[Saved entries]

static int wave_place(a2amd_ctx *c, uint64_t key, const a2amd_wavedesc *w, const a2amd_capture *cap, unsigned chunk)
{
	use_device(c);
	int id = -1;
	for(size_t i = 0; i < c->waves.size(); ++i)
		if(c->waves[i].live && c->waves[i].key == key)
			id = (int)i;
	if(id < 0) {
		if(!c->free_wave_slots.empty()) {
			id = c->free_wave_slots.back();
			c->free_wave_slots.pop_back();
		} else {
			id = (int)c->waves.size();
			c->waves.push_back(HWave());
			c->mwaves.push_back(A2DWave());
		}
	} else {
		if(c->waves[id].pool_len)
			c->deferred_wavepool_free.push_back(std::make_pair(c->waves[id].pool_off, c->waves[id].pool_len));
		--c->stats.live_waves;
	}
	HWave &hw = c->waves[id];
	hw.live = true;
	hw.key = key;
	memset(&hw.dw, 0, sizeof(hw.dw));
	hw.dw.type = w->type;
	hw.dw.flags = w->flags;
	hw.dw.period = w->period;
	int levels = w->type == A2AMD_WMIPWAVE ? A2D_MIPS : w->type == A2AMD_WWAVE ? 1 : 0;
	size_t total = 0;
	for(int l = 0; l < levels; ++l)
		total += A2AMD_WAVEPRE + (size_t)w->size[l] + A2AMD_WAVEPOST;
	total = (total + 7) & ~(size_t)7;
	size_t pos = (size_t)-1;
	for(size_t k = 0; k < c->wavepool_free.size() && total; ++k)
		if(c->wavepool_free[k].second >= total) {
			pos = c->wavepool_free[k].first;
			c->wavepool_free[k].first += total;
			c->wavepool_free[k].second -= total;
			if(!c->wavepool_free[k].second)
				c->wavepool_free.erase(c->wavepool_free.begin() + (long)k);
			HIPCHK(c, hipStreamSynchronize(c->stream));
			break;
		}
	if(pos == (size_t)-1) {
		if(c->wavepool_used + total > c->d_wavepool.cap) {
			if((c->wavepool_used + total) * (4 * A2D_COEF_WORDS) > (((size_t)1 << 32) - 4096))
				return c->fail(A2AMD_ENOMEM, "wave pool beyond %zu samples", (((size_t)1 << 32) - 4096) / (4 * A2D_COEF_WORDS));
			if(int r = grow(c, c->d_wavepool, c->wavepool_used + total, 1, true)) return r;
			if(int r = grow(c, c->d_wavecoef, c->d_wavepool.cap, A2D_COEF_WORDS, false)) return r;
			if(c->wavepool_used > 3 && a2d_launch_build_coef(c->d_wavepool.d, c->d_wavecoef.d, 1,
					(unsigned)c->wavepool_used - 2, c->stream))
				return c->fail(A2AMD_EHIP, "coefficient build failed");
			c->waves_dirty = true;
			drop_graphs(c);
			c->blob_quiet = false;
		}
		pos = c->wavepool_used;
		c->wavepool_used += total;
	}
	hw.pool_off = pos;
	hw.pool_len = total;
	uint32_t loff[A2D_MIPS] = { 0 }, lsize[A2D_MIPS] = { 0 };
	const size_t pos0 = pos;
	for(int l = 0; l < levels; ++l) {
		size_t n = A2AMD_WAVEPRE + (size_t)w->size[l] + A2AMD_WAVEPOST;
		if(!cap) {
			HIPCHK(c, hipMemcpy(c->d_wavepool.d + pos, w->data[l], n * sizeof(int16_t), hipMemcpyHostToDevice));
			c->wave_h2d_bytes += n * sizeof(int16_t);
			if((w->flags & 0x100u) && a2w_pads_periodic(w->data[l], w->size[l], A2AMD_WAVEPRE, A2AMD_WAVEPOST))
				hw.dw.periodic |= 1u << l;
		}
		loff[l] = (uint32_t)(pos - pos0);
		lsize[l] = w->size[l];
		hw.dw.size[l] = w->size[l];
		hw.dw.off[l] = (uint32_t)(pos + A2AMD_WAVEPRE);
		pos += n;
	}
	if(cap) {
		int16_t *pool0 = c->d_wavepool.d + pos0;
		const int looped = (w->flags & 0x100u) != 0;
		if(levels && ((w->flags & 0x00050000u)
				? a2d_launch_wave_level0_post(cap->d, pool0 + A2AMD_WAVEPRE, lsize[0], w->flags, chunk, c->d_wavepost.d, c->stream) ||
					a2d_launch_wave_finish(pool0, loff, lsize, levels, looped, A2AMD_WAVEPRE, A2AMD_WAVEPOST, c->stream)
				: a2d_launch_wave_from_pcm(cap->d, pool0, loff, lsize, levels, looped, A2AMD_WAVEPRE, A2AMD_WAVEPOST, c->stream)))
			return c->fail(A2AMD_EHIP, "wave build from capture failed");
		++c->waves_resident;
	} else
		++c->waves_uploaded;
	if(total > 3 && a2d_launch_build_coef(c->d_wavepool.d, c->d_wavecoef.d, (unsigned)hw.pool_off + 1,
			(unsigned)(hw.pool_off + total) - 2, c->stream))
		return c->fail(A2AMD_EHIP, "coefficient build failed");
	c->mwaves[id] = hw.dw;
	c->waves_dirty = true;
	++c->stats.live_waves;
	wave_tap_policy(c);
	return id;
}

int a2amd_wave_drop(a2amd_ctx *c, uint64_t key)
{
	for(size_t i = 0; i < c->waves.size(); ++i)
		if(c->waves[i].live && c->waves[i].key == key) {
			c->waves[i].live = false;
			c->waves[i].dw.size[0] = 0;
			if(c->waves[i].pool_len)
				c->deferred_wavepool_free.push_back(std::make_pair(c->waves[i].pool_off, c->waves[i].pool_len));
			c->waves[i].pool_len = 0;
			c->waves[i].key = 0;
			c->deferred_wave_slots.push_back((int)i);
			if(!c->nfrags && !c->frag_open) {
				for(auto &r : c->deferred_wavepool_free)
					wavepool_release(c, r.first, r.second);
				c->deferred_wavepool_free.clear();
			}
			c->mwaves[i] = c->waves[i].dw;
			c->waves_dirty = true;
			--c->stats.live_waves;
			return A2AMD_OK;
		}
	return c->fail(A2AMD_EINVAL, "wave_drop: unknown key");
}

Work to complete: Your answer should be the data above, retyped in full and unaltered.

Written solution:
static int wave_place(a2amd_ctx *c, uint64_t key, const a2amd_wavedesc *w, const a2amd_capture *cap, unsigned chunk)
{
	use_device(c);
	int id = -1;
	for(size_t i = 0; i < c->waves.size(); ++i)
		if(c->waves[i].live && c->waves[i].key == key)
			id = (int)i;
	if(id < 0) {
		if(!c->free_wave_slots.empty()) {
			id = c->free_wave_slots.back();
			c->free_wave_slots.pop_back();
		} else {
			id = (int)c->waves.size();
			c->waves.push_back(HWave());
			c->mwaves.push_back(A2DWave());
		}
	} else {
		if(c->waves[id].pool_len)
			c->deferred_wavepool_free.push_back(std::make_pair(c->waves[id].pool_off, c->waves[id].pool_len));
		--c->stats.live_waves;
	}
	HWave &hw = c->waves[id];
	hw.live = true;
	hw.key = key;
	memset(&hw.dw, 0, sizeof(hw.dw));
	hw.dw.type = w->type;
	hw.dw.flags = w->flags;
	hw.dw.period = w->period;
	int levels = w->type == A2AMD_WMIPWAVE ? A2D_MIPS : w->type == A2AMD_WWAVE ? 1 : 0;
	size_t total = 0;
	for(int l = 0; l < levels; ++l)
		total += A2AMD_WAVEPRE + (size_t)w->size[l] + A2AMD_WAVEPOST;
	total = (total + 7) & ~(size_t)7;
	size_t pos = (size_t)-1;
	for(size_t k = 0; k < c->wavepool_free.size() && total; ++k)
		if(c->wavepool_free[k].second >= total) {
			pos = c->wavepool_free[k].first;
			c->wavepool_free[k].first += total;
			c->wavepool_free[k].second -= total;
			if(!c->wavepool_free[k].second)
				c->wavepool_free.erase(c->wavepool_free.begin() + (long)k);
			HIPCHK(c, hipStreamSynchronize(c->stream));
			break;
		}
	if(pos == (size_t)-1) {
		if(c->wavepool_used + total > c->d_wavepool.cap) {
			if((c->wavepool_used + total) * (4 * A2D_COEF_WORDS) > (((size_t)1 << 32) - 4096))
				return c->fail(A2AMD_ENOMEM, "wave pool beyond %zu samples", (((size_t)1 << 32) - 4096) / (4 * A2D_COEF_WORDS));
			if(int r = grow(c, c->d_wavepool, c->wavepool_used + total, 1, true)) return r;
			if(int r = grow(c, c->d_wavecoef, c->d_wavepool.cap, A2D_COEF_WORDS, false)) return r;
			if(c->wavepool_used > 3 && a2d_launch_build_coef(c->d_wavepool.d, c->d_wavecoef.d, 1,
					(unsigned)c->wavepool_used - 2, c->stream))
				return c->fail(A2AMD_EHIP, "coefficient build failed");
			c->waves_dirty = true;
			drop_graphs(c);
			c->blob_quiet = false;
		}
		pos = c->wavepool_used;
		c->wavepool_used += total;
	}
	hw.pool_off = pos;
	hw.pool_len = total;
	uint32_t loff[A2D_MIPS] = { 0 }, lsize[A2D_MIPS] = { 0 };
	const size_t pos0 = pos;
	for(int l = 0; l < levels; ++l) {
		size_t n = A2AMD_WAVEPRE + (size_t)w->size[l] + A2AMD_WAVEPOST;
		if(!cap) {
			HIPCHK(c, hipMemcpy(c->d_wavepool.d + pos, w->data[l], n * sizeof(int16_t), hipMemcpyHostToDevice));
			c->wave_h2d_bytes += n * sizeof(int16_t);
			if((w->flags & 0x100u) && a2w_pads_periodic(w->data[l], w->size[l], A2AMD_WAVEPRE, A2AMD_WAVEPOST))
				hw.dw.periodic |= 1u << l;
		}
		loff[l] = (uint32_t)(pos - pos0);
		lsize[l] = w->size[l];
		hw.dw.size[l] = w->size[l];
		hw.dw.off[l] = (uint32_t)(pos + A2AMD_WAVEPRE);
		pos += n;
	}
	if(cap) {
		int16_t *pool0 = c->d_wavepool.d + pos0;
		const int looped = (w->flags & 0x100u) != 0;
		if(levels && ((w->flags & 0x00050000u)
				? a2d_launch_wave_level0_post(cap->d, pool0 + A2AMD_WAVEPRE, lsize[0], w->flags, chunk, c->d_wavepost.d, c->stream) ||
					a2d_launch_wave_finish(pool0, loff, lsize, levels, looped, A2AMD_WAVEPRE, A2AMD_WAVEPOST, c->stream)
				: a2d_launch_wave_from_pcm(cap->d, pool0, loff, lsize, levels, looped, A2AMD_WAVEPRE, A2AMD_WAVEPOST, c->stream)))
			return c->fail(A2AMD_EHIP, "wave build from capture failed");
		++c->waves_resident;
	} else
		++c->waves_uploaded;
	if(total > 3 && a2d_launch_build_coef(c->d_wavepool.d, c->d_wavecoef.d, (unsigned)hw.pool_off + 1,
			(unsigned)(hw.pool_off + total) - 2, c->stream))
		return c->fail(A2AMD_EHIP, "coefficient build failed");
	c->mwaves[id] = hw.dw;
	c->waves_dirty = true;
	++c->stats.live_waves;
	wave_tap_policy(c);
	return id;
}

int a2amd_wave_drop(a2amd_ctx *c, uint64_t key)
{
	for(size_t i = 0; i < c->waves.size(); ++i)
		if(c->waves[i].live && c->waves[i].key == key) {
			c->waves[i].live = false;
			c->waves[i].dw.size[0] = 0;
			if(c->waves[i].pool_len)
				c->deferred_wavepool_free.push_back(std::make_pair(c->waves[i].pool_off, c->waves[i].pool_len));
			c->waves[i].pool_len = 0;
			c->waves[i].key = 0;
			c->deferred_wave_slots.push_back((int)i);
			if(!c->nfrags && !c->frag_open) {
				for(auto &r : c->deferred_wavepool_free)
					wavepool_release(c, r.first, r.second);
				c->deferred_wavepool_free.clear();
			}
			c->mwaves[i] = c->waves[i].dw;
			c->waves_dirty = true;
			--c->stats.live_waves;
			return A2AMD_OK;
		}
	return c->fail(A2AMD_EINVAL, "wave_drop: unknown key");
}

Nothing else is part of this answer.